* [YOUR GOAL]: Pull every line with "Hout" from the data.
*** Opening of PROVIDED DATA ***
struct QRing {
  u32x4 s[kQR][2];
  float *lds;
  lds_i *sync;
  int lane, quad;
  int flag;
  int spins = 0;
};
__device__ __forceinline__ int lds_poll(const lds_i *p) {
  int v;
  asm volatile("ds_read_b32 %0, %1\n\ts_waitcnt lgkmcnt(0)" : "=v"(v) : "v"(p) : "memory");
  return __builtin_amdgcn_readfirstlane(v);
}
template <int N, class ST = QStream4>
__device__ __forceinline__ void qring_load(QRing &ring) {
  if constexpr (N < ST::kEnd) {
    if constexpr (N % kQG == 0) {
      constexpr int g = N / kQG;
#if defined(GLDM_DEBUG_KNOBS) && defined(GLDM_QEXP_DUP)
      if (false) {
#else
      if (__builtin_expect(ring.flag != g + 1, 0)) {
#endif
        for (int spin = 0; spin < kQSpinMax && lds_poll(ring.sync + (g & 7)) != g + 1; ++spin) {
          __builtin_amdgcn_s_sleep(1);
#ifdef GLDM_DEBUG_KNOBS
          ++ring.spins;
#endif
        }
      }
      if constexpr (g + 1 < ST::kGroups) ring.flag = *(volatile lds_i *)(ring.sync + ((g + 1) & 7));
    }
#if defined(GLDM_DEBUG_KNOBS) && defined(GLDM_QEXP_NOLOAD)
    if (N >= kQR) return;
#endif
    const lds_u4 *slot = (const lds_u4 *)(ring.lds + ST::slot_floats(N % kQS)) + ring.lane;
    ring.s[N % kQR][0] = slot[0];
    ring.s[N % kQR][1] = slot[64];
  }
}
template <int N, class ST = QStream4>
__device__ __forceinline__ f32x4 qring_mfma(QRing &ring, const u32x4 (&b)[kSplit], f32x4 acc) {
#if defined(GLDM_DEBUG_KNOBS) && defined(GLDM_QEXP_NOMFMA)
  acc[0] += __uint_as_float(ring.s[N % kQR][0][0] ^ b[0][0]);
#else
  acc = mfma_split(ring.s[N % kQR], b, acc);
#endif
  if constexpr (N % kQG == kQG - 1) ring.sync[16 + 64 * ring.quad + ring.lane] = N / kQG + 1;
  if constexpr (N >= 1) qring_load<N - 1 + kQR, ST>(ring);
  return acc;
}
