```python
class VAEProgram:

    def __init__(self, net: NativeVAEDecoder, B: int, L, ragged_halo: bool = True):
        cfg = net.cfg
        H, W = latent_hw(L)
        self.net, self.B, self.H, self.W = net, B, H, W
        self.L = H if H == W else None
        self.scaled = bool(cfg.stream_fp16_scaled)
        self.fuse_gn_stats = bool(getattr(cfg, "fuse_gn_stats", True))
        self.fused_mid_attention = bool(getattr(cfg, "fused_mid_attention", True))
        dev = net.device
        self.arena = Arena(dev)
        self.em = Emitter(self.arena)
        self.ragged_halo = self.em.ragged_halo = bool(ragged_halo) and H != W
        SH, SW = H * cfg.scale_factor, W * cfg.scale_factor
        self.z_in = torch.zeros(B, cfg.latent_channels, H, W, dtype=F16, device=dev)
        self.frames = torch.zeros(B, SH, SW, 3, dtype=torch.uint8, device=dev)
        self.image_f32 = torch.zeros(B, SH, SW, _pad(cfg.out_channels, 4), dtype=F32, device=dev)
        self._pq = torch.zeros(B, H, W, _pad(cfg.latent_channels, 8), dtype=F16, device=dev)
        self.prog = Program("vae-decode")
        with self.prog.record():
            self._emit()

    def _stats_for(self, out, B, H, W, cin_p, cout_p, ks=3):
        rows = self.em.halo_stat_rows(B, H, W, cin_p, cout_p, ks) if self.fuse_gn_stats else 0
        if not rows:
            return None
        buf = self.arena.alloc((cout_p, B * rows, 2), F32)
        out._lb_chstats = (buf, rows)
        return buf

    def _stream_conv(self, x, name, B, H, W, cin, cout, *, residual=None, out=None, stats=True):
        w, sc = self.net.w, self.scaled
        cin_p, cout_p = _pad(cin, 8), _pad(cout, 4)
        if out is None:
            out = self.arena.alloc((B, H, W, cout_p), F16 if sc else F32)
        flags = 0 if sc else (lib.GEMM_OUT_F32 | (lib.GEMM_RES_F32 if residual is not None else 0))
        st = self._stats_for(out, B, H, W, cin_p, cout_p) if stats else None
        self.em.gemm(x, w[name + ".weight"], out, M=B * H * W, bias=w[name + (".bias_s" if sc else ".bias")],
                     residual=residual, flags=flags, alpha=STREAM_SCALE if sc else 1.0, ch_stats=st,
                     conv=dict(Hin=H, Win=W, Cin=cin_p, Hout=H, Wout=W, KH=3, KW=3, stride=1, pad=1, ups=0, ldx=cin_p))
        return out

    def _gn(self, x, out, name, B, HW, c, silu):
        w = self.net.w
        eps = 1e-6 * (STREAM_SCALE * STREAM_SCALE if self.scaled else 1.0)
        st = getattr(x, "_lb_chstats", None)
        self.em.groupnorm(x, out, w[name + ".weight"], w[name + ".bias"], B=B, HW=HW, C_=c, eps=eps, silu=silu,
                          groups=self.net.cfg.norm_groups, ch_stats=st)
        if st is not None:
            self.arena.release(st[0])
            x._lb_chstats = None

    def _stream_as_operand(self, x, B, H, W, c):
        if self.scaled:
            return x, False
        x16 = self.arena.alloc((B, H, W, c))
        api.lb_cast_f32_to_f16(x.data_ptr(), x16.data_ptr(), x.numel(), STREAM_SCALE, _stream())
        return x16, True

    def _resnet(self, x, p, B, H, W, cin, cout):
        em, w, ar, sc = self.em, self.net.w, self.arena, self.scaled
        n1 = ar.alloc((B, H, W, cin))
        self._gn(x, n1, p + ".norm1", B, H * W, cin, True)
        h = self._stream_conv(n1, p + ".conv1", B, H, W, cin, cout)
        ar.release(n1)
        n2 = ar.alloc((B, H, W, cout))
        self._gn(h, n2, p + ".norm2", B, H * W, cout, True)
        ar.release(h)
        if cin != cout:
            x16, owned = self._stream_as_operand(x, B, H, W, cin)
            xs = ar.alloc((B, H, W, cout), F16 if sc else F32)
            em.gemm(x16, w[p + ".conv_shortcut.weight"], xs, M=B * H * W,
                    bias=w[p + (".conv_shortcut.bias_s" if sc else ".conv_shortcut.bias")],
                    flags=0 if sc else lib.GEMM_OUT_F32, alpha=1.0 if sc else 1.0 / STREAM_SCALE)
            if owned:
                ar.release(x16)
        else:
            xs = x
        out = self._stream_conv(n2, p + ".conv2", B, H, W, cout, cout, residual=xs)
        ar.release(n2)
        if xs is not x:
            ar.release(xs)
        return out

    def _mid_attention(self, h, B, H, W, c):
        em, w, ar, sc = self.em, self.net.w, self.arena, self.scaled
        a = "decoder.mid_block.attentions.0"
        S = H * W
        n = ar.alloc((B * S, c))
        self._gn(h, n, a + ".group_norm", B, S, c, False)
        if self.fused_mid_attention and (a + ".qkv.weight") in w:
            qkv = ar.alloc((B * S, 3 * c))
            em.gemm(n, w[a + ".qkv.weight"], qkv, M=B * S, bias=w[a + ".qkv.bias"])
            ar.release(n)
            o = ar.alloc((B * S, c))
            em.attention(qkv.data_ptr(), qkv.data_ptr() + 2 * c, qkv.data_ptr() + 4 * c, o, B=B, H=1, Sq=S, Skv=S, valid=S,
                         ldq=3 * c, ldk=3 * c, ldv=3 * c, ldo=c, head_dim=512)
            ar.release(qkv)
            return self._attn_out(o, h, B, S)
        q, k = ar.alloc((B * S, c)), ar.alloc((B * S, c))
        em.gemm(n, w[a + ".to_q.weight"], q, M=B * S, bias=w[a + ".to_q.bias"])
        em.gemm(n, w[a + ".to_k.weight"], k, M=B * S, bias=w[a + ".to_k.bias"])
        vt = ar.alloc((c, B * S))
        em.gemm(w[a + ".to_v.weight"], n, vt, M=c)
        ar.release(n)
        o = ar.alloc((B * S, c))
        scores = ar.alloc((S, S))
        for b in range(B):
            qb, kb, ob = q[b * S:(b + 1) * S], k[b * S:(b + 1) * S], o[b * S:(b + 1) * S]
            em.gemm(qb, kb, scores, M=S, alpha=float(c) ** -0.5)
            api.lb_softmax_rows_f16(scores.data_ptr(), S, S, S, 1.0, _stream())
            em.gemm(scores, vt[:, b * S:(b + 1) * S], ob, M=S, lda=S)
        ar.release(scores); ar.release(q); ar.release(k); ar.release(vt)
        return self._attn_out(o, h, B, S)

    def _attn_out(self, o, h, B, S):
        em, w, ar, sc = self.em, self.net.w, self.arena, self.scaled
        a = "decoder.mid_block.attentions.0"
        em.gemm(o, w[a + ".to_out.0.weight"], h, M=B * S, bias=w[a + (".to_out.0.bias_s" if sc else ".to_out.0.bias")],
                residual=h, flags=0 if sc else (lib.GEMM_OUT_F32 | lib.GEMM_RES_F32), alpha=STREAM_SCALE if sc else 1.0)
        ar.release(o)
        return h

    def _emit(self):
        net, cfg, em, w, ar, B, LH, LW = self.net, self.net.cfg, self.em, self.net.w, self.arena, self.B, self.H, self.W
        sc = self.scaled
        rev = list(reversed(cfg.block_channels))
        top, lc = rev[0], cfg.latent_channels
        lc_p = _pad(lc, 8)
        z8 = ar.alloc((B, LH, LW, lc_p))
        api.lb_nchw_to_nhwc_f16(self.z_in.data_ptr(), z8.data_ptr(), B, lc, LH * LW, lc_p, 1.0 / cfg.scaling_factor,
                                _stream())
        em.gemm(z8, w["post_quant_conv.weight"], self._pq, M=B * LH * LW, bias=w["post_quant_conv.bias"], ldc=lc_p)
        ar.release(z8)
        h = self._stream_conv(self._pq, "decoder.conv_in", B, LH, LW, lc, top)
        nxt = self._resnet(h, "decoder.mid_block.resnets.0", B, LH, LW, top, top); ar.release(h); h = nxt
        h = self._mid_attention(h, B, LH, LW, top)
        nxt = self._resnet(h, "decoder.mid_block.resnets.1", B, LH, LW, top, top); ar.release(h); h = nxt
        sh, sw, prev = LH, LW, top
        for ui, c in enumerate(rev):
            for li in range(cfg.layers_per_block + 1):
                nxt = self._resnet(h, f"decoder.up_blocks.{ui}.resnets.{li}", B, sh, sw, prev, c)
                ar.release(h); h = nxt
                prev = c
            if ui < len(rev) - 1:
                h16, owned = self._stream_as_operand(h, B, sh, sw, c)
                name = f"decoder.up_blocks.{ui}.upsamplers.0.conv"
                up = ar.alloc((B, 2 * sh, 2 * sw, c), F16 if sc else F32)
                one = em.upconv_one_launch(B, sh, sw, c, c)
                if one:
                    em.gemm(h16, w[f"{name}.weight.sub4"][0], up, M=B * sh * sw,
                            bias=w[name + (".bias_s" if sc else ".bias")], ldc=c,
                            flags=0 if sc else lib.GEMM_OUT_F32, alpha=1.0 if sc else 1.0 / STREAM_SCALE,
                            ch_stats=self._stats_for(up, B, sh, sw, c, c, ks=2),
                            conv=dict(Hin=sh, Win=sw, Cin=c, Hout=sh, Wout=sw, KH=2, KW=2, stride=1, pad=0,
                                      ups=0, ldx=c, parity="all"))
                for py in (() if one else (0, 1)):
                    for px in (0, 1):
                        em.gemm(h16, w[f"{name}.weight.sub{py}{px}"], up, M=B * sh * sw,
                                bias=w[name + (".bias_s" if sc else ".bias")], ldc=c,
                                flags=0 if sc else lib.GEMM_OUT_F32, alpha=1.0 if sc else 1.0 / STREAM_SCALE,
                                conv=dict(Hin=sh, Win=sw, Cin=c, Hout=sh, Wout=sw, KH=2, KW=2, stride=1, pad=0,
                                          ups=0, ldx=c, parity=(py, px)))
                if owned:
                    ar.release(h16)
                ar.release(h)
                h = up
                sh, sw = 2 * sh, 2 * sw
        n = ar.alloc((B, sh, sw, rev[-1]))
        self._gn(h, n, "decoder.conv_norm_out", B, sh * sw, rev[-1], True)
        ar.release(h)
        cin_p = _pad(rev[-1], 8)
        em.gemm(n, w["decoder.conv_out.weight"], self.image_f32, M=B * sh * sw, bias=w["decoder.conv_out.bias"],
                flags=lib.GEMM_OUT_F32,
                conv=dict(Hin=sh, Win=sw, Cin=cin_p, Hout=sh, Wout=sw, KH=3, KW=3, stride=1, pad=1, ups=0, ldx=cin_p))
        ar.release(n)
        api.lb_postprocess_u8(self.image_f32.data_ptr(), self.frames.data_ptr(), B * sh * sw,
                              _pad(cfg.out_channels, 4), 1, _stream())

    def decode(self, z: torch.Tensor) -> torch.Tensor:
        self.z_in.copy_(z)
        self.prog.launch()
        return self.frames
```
*** Close of PROVIDED DATA ***
* [SOLVED PROBLEM]:
                     conv=dict(Hin=H, Win=W, Cin=cin_p, Hout=H, Wout=W, KH=3, KW=3, stride=1, pad=1, ups=0, ldx=cin_p))
                            conv=dict(Hin=sh, Win=sw, Cin=c, Hout=sh, Wout=sw, KH=2, KW=2, stride=1, pad=0,
                                conv=dict(Hin=sh, Win=sw, Cin=c, Hout=sh, Wout=sw, KH=2, KW=2, stride=1, pad=0,
                conv=dict(Hin=sh, Win=sw, Cin=cin_p, Hout=sh, Wout=sw, KH=3, KW=3, stride=1, pad=1, ups=0, ldx=cin_p))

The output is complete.